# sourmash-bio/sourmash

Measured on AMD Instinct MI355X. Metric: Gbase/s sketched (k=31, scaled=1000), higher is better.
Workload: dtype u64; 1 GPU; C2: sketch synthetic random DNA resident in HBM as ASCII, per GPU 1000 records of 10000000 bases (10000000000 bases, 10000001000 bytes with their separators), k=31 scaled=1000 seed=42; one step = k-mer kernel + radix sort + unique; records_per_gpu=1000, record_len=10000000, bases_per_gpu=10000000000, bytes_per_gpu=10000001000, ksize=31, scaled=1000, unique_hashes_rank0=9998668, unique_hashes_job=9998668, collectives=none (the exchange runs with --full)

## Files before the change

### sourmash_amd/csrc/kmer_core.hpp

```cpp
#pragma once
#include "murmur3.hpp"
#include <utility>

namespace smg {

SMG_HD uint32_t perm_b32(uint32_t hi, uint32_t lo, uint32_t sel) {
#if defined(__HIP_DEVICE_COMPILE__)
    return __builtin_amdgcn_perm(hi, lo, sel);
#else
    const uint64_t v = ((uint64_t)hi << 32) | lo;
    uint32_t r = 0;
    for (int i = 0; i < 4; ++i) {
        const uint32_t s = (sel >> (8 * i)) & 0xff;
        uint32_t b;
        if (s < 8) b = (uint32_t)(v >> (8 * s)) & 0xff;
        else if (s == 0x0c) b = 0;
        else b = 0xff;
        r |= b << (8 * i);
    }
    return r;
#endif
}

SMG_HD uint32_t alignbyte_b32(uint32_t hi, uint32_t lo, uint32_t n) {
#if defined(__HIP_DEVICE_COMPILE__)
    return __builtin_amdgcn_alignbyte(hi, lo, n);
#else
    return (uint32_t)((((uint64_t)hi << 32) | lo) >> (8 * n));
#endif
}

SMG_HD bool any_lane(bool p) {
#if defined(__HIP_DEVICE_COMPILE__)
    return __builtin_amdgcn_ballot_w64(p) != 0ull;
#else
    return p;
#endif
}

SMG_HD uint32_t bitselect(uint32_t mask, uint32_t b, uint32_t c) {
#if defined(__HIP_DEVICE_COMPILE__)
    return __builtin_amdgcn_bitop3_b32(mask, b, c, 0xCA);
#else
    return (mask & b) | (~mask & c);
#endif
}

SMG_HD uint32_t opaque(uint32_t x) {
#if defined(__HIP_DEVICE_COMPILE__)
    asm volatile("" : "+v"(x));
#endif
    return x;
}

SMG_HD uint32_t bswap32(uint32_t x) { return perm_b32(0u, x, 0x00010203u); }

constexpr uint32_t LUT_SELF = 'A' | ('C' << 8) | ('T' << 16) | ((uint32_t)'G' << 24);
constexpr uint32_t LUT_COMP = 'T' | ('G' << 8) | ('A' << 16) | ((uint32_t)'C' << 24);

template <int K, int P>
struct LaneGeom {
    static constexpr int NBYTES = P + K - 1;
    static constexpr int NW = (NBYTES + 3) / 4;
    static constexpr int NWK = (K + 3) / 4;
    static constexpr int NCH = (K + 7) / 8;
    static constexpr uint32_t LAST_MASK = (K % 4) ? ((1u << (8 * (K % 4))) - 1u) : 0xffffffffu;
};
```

+===+

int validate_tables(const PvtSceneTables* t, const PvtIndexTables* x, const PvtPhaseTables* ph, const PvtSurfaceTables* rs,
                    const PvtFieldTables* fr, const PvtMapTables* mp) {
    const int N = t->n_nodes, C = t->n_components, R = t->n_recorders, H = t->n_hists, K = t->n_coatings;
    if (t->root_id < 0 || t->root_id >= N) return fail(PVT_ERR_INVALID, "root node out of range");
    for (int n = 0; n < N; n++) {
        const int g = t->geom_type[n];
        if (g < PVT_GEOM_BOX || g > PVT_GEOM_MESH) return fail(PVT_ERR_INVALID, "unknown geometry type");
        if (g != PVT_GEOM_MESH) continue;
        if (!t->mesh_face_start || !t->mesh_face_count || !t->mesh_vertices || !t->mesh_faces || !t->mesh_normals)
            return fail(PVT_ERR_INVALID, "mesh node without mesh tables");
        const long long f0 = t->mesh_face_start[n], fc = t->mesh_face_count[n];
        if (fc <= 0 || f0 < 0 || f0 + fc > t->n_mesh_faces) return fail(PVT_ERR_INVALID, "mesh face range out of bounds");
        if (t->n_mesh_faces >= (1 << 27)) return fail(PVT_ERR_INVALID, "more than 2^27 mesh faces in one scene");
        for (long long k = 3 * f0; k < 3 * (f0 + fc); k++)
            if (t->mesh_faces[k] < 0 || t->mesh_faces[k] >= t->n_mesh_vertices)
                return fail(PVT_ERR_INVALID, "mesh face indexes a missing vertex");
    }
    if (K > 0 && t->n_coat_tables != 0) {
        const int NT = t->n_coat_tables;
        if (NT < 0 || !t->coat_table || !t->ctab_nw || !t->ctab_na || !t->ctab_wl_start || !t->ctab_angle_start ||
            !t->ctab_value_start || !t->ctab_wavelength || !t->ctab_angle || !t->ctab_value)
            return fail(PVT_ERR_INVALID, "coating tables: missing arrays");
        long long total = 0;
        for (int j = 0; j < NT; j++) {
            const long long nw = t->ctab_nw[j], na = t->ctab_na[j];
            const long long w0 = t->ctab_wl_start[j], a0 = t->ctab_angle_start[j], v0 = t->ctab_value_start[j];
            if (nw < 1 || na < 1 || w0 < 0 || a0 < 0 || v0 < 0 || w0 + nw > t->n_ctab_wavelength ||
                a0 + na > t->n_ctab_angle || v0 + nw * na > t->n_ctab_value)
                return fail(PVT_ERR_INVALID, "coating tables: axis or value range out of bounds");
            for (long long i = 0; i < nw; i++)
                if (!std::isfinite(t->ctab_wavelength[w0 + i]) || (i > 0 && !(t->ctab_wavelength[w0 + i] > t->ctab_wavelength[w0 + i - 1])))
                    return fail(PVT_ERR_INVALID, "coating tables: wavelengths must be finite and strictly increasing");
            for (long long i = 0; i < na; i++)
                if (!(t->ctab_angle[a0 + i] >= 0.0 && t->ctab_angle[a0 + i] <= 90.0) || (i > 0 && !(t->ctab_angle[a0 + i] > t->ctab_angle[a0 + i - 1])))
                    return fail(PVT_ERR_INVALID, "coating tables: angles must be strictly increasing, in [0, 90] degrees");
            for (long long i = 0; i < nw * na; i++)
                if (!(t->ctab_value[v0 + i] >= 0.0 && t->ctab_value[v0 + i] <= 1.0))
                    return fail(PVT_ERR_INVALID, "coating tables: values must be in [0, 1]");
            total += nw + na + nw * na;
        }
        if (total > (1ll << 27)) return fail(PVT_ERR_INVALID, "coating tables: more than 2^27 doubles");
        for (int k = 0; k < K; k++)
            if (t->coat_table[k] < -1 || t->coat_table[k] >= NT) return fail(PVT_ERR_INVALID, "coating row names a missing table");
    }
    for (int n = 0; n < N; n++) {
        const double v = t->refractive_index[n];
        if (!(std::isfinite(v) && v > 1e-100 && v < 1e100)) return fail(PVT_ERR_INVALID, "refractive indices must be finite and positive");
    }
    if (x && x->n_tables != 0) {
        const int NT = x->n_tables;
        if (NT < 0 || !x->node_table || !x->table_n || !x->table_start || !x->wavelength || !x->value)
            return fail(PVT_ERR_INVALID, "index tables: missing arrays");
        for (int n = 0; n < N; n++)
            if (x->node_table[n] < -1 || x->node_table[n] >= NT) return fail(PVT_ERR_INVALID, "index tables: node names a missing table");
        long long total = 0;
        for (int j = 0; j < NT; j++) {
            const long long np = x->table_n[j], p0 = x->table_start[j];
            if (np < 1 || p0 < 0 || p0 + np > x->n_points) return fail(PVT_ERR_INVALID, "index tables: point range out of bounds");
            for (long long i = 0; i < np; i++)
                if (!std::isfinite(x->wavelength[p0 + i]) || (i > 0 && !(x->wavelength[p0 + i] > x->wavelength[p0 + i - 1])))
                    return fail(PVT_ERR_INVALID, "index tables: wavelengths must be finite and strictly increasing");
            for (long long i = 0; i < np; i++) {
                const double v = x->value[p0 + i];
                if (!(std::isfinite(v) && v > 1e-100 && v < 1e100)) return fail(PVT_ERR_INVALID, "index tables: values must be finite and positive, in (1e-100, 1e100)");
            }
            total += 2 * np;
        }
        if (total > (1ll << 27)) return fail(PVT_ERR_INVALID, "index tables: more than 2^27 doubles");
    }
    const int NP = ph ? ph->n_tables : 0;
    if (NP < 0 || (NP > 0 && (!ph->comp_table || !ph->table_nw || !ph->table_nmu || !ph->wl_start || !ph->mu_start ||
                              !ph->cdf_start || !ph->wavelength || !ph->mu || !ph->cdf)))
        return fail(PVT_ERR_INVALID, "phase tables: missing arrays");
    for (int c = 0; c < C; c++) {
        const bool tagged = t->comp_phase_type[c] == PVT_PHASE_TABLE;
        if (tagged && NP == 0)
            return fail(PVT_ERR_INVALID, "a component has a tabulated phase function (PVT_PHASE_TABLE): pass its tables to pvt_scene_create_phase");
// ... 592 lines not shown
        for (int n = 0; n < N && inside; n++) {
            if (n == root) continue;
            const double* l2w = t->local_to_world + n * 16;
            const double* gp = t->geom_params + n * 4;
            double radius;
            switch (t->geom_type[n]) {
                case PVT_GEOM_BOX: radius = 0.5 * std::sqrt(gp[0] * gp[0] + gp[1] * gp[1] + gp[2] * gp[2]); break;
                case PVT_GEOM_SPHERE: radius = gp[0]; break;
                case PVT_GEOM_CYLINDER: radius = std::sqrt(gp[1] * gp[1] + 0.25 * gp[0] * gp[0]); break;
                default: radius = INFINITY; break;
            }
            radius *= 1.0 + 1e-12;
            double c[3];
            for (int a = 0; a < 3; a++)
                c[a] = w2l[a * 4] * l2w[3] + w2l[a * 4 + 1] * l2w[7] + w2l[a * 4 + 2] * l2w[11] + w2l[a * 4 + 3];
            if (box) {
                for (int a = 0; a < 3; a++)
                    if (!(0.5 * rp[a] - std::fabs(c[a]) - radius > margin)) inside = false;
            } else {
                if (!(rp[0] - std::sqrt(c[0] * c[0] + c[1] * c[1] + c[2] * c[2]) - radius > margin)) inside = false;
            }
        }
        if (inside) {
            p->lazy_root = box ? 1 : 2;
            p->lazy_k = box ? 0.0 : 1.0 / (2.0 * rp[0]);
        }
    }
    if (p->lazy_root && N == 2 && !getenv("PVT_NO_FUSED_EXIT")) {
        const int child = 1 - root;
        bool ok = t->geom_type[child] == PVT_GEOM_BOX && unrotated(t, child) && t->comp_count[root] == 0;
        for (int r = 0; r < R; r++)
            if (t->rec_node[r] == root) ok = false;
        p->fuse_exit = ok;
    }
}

+===+

**What is expected**
Copy the records above exactly, beginning at the line that contains "if (g < PVT_GEOM_BOX" and stopping after the line that contains "const long long f0".

**Problem solution**
        if (g < PVT_GEOM_BOX || g > PVT_GEOM_MESH) return fail(PVT_ERR_INVALID, "unknown geometry type");
        if (g != PVT_GEOM_MESH) continue;
        if (!t->mesh_face_start || !t->mesh_face_count || !t->mesh_vertices || !t->mesh_faces || !t->mesh_normals)
            return fail(PVT_ERR_INVALID, "mesh node without mesh tables");
        const long long f0 = t->mesh_face_start[n], fc = t->mesh_face_count[n];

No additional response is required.